What the exercise asks:
Count, please, the lines in the listing below that contain "kQueueCap", and reply with the count only.
%%
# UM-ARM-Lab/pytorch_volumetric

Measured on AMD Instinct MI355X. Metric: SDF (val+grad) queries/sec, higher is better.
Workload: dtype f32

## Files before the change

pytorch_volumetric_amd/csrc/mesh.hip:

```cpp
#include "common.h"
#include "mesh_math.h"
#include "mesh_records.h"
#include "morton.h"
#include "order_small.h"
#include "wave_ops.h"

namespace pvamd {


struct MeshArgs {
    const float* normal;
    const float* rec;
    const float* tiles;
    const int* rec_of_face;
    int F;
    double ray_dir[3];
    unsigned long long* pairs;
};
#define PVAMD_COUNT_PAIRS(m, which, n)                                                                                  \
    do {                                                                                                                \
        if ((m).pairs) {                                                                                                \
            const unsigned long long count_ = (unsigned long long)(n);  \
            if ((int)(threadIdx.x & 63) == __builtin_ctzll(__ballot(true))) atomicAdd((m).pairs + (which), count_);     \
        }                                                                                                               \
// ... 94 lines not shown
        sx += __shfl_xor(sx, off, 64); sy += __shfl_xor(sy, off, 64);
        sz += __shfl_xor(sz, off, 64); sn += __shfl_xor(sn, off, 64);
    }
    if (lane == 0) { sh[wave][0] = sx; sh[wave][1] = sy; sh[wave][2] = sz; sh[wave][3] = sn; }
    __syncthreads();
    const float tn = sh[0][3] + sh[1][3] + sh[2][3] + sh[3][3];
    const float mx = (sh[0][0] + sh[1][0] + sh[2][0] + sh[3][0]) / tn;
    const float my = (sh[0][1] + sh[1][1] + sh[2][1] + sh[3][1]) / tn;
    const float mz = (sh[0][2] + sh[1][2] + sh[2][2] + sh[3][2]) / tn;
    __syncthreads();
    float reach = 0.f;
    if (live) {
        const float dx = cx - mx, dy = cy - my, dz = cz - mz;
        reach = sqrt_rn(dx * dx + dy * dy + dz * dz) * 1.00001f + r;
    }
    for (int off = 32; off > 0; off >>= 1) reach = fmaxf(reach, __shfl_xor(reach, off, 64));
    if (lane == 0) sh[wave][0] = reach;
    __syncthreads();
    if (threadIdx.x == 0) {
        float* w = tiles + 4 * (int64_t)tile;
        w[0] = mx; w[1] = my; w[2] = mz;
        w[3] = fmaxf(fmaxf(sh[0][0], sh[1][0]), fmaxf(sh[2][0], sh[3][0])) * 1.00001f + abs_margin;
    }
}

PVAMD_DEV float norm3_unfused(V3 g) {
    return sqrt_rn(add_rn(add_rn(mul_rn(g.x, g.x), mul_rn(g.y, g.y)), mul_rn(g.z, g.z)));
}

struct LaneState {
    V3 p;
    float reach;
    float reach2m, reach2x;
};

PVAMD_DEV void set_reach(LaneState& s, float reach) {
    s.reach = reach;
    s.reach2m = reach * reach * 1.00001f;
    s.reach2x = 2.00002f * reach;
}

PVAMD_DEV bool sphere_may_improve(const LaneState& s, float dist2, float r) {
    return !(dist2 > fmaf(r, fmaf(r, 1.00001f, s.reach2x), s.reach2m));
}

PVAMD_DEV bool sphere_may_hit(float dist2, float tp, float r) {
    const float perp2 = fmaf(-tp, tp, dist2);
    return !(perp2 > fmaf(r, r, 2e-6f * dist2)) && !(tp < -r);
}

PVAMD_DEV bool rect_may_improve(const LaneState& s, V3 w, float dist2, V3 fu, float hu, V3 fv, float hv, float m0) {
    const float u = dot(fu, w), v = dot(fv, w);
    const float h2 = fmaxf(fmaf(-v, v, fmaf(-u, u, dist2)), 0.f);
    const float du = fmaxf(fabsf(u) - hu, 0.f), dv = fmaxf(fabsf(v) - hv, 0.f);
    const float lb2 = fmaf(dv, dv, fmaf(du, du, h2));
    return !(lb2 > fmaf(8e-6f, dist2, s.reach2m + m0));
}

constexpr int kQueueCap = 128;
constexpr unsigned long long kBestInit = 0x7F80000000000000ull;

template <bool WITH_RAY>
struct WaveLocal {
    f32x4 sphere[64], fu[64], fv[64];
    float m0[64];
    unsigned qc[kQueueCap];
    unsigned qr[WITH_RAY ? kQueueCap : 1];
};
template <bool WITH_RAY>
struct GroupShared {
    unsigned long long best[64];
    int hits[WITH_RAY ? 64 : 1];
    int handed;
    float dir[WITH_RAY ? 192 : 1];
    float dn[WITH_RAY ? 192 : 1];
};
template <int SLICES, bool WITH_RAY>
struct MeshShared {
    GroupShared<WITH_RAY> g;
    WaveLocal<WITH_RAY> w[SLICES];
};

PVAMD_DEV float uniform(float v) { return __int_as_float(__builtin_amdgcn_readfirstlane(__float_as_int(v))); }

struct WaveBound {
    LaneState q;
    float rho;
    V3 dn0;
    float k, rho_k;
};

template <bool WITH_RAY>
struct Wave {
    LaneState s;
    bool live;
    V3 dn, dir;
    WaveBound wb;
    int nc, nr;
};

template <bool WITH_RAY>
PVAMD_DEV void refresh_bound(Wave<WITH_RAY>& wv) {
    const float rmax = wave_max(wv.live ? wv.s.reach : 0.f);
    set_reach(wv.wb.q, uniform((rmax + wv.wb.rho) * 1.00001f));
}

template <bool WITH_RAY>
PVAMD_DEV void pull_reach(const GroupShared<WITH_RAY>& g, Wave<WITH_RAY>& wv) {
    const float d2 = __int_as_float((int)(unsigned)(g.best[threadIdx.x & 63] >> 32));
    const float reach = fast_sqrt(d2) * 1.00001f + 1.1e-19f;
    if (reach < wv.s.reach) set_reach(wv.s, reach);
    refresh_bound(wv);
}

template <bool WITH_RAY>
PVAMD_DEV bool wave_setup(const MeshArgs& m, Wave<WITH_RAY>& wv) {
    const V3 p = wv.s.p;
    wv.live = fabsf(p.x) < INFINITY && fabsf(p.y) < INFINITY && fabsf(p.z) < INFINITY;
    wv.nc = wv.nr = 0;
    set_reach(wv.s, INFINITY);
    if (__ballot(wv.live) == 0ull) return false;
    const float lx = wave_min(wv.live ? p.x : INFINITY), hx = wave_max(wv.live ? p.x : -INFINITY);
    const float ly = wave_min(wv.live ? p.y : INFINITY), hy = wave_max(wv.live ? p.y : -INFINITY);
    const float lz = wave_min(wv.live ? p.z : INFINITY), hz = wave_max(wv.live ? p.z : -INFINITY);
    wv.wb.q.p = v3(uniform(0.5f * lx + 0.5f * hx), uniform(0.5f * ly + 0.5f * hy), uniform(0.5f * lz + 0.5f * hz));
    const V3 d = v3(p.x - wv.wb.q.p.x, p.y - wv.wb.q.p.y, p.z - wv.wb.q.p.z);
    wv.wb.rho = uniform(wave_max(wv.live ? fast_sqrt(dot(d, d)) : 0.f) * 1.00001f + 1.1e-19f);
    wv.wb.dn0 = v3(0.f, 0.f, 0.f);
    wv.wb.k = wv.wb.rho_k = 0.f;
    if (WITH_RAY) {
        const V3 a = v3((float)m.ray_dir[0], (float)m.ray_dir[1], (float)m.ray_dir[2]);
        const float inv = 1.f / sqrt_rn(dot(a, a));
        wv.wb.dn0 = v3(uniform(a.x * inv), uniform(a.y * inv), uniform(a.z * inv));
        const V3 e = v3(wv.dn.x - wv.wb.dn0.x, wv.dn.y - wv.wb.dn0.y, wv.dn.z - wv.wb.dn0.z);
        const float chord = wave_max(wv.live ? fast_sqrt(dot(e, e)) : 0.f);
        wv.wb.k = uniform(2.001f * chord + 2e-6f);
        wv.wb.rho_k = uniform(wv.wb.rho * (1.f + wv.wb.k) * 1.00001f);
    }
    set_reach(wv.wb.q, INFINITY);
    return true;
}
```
%%
%%
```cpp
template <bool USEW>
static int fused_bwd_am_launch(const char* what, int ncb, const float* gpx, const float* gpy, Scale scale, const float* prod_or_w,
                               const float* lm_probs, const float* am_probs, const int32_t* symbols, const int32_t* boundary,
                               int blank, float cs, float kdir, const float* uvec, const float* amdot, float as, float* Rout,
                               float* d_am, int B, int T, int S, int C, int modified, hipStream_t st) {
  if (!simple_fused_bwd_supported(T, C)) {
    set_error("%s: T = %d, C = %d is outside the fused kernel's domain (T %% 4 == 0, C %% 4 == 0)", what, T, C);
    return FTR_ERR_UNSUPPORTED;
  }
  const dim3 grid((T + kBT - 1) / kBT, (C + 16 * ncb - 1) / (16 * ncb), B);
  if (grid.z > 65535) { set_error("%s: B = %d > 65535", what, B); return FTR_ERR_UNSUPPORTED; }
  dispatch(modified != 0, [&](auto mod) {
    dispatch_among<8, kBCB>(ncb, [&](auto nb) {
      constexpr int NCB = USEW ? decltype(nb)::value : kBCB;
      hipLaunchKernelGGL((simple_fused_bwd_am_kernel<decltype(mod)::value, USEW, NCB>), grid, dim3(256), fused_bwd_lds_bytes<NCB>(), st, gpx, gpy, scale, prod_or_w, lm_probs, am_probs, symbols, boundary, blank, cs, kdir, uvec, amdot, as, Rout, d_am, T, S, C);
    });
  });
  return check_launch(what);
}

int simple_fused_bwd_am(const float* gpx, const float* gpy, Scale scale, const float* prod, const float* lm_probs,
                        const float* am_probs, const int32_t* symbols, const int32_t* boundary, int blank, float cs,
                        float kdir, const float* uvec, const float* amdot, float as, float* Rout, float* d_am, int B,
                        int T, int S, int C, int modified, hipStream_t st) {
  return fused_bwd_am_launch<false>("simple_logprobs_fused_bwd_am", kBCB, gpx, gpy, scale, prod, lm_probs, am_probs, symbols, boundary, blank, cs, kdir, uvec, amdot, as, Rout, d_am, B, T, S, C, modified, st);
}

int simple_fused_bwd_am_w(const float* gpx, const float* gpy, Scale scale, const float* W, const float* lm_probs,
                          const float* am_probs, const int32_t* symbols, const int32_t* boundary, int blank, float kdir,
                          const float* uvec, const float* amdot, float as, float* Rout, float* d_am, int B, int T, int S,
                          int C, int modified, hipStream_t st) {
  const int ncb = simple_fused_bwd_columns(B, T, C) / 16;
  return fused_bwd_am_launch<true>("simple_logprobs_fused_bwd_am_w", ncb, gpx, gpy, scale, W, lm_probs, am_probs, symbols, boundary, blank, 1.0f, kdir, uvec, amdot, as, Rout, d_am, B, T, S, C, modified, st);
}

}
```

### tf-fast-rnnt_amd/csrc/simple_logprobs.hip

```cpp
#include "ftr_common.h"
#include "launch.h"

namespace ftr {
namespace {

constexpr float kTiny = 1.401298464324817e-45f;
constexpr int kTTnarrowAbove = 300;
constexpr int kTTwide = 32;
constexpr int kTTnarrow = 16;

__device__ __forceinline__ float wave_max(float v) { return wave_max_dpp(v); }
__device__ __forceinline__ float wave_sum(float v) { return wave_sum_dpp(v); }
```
%%
Response:
3